Work required: The stretch from the line with "const uint32_t sel = (uint32_t)s | 0x0C00u | (uint32_t)(s + 1)" through the line with "const uint32_t bright" in the records below: write it out exactly, and nothing else.

Stored data entries
typedef unsigned short u16x2 __attribute__((ext_vector_type(2)));

__device__ __forceinline__ u16x2 pair_u16(const uint32_t* A, int s_abs) {
// ... 1 lines not shown
    const uint32_t sel = (uint32_t)s | 0x0C00u | (uint32_t)(s + 1) << 16 | 0x0C000000u;
    return __builtin_bit_cast(u16x2, __builtin_amdgcn_perm(A[k + 1], A[k], sel));
}

__device__ __forceinline__ uint32_t pair_u16_stride2(const uint32_t* A, int s_abs) {
    const int k = s_abs >> 2, s = s_abs & 3;
    const uint32_t sel = (uint32_t)s | 0x0C00u | (uint32_t)(s + 2) << 16 | 0x0C000000u;
    return __builtin_amdgcn_perm(A[k + 1], A[k], sel);
}

#define CMP_B0 14
#define CMP_B1 15
#define CMP_B2 30
#define CMP_B3 31

template <int XO>
__device__ __forceinline__ uint32_t compass4_fr(const uint8_t* roi0, int rp, int R, int gx, uint32_t K) {
    const uint8_t* row = roi0 + __umul24((uint32_t)R, (uint32_t)rp);
    const uint32_t* rc = (const uint32_t*)row + gx;
    const uint32_t* rd = (const uint32_t*)(row + 3 * rp) + gx;
    const uint32_t* ru = (const uint32_t*)(row - 3 * rp) + gx;
    constexpr int KC = (XO + 9) >> 2;
    constexpr int K0 = (XO + 3) >> 2, K1 = (XO + 6) >> 2;
    uint32_t C[5], D[5], U[5];
#pragma unroll
    for (int k = 0; k < 5; ++k) {
        C[k] = k <= KC ? rc[k] : 0u;
        D[k] = (k >= K0 && k <= K1) ? rd[k] : 0u;
        U[k] = (k >= K0 && k <= K1) ? ru[k] : 0u;
    }
    uint32_t F[2];
#pragma unroll
    for (int h = 0; h < 2; ++h) {
        const int o = XO + 3 + h;
        const uint32_t V = pair_u16_stride2(C, o);
        const uint32_t N12 = pair_u16_stride2(C, o - 3), N4 = pair_u16_stride2(C, o + 3);
        const uint32_t N0 = pair_u16_stride2(D, o), N8 = pair_u16_stride2(U, o);
        const uint32_t A = K - V, B = K + V;
        const uint32_t bright = ((N0 + A) | (N8 + A)) & ((N4 + A) | (N12 + A));
        const uint32_t dark = ((B - N0) | (B - N8)) & ((B - N4) | (B - N12));
        F[h] = (bright | dark) & 0x40004000u;
    }
    return F[0] | (F[1] << 1);
}

__device__ __forceinline__ uint32_t compass_pair_mm(uint32_t V, uint32_t N0, uint32_t N4,
                                                    uint32_t N8, uint32_t N12, uint32_t K) {
    const u16x2 a0 = __builtin_bit_cast(u16x2, N0), a4 = __builtin_bit_cast(u16x2, N4);
    const u16x2 a8 = __builtin_bit_cast(u16x2, N8), a12 = __builtin_bit_cast(u16x2, N12);
    const uint32_t mb = __builtin_bit_cast(uint32_t, __builtin_elementwise_min(
        __builtin_elementwise_max(a0, a8), __builtin_elementwise_max(a4, a12)));
    const uint32_t md = __builtin_bit_cast(uint32_t, __builtin_elementwise_max(
        __builtin_elementwise_min(a0, a8), __builtin_elementwise_min(a4, a12)));
    return ((mb + (K - V)) | ((K + V) - md)) & 0x40004000u;
}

Output below:
    const uint32_t sel = (uint32_t)s | 0x0C00u | (uint32_t)(s + 1) << 16 | 0x0C000000u;
    return __builtin_bit_cast(u16x2, __builtin_amdgcn_perm(A[k + 1], A[k], sel));
}

__device__ __forceinline__ uint32_t pair_u16_stride2(const uint32_t* A, int s_abs) {
    const int k = s_abs >> 2, s = s_abs & 3;
    const uint32_t sel = (uint32_t)s | 0x0C00u | (uint32_t)(s + 2) << 16 | 0x0C000000u;
    return __builtin_amdgcn_perm(A[k + 1], A[k], sel);
}

#define CMP_B0 14
#define CMP_B1 15
#define CMP_B2 30
#define CMP_B3 31

template <int XO>
__device__ __forceinline__ uint32_t compass4_fr(const uint8_t* roi0, int rp, int R, int gx, uint32_t K) {
    const uint8_t* row = roi0 + __umul24((uint32_t)R, (uint32_t)rp);
    const uint32_t* rc = (const uint32_t*)row + gx;
    const uint32_t* rd = (const uint32_t*)(row + 3 * rp) + gx;
    const uint32_t* ru = (const uint32_t*)(row - 3 * rp) + gx;
    constexpr int KC = (XO + 9) >> 2;
    constexpr int K0 = (XO + 3) >> 2, K1 = (XO + 6) >> 2;
    uint32_t C[5], D[5], U[5];
#pragma unroll
    for (int k = 0; k < 5; ++k) {
        C[k] = k <= KC ? rc[k] : 0u;
        D[k] = (k >= K0 && k <= K1) ? rd[k] : 0u;
        U[k] = (k >= K0 && k <= K1) ? ru[k] : 0u;
    }
    uint32_t F[2];
#pragma unroll
    for (int h = 0; h < 2; ++h) {
        const int o = XO + 3 + h;
        const uint32_t V = pair_u16_stride2(C, o);
        const uint32_t N12 = pair_u16_stride2(C, o - 3), N4 = pair_u16_stride2(C, o + 3);
        const uint32_t N0 = pair_u16_stride2(D, o), N8 = pair_u16_stride2(U, o);
        const uint32_t A = K - V, B = K + V;
        const uint32_t bright = ((N0 + A) | (N8 + A)) & ((N4 + A) | (N12 + A));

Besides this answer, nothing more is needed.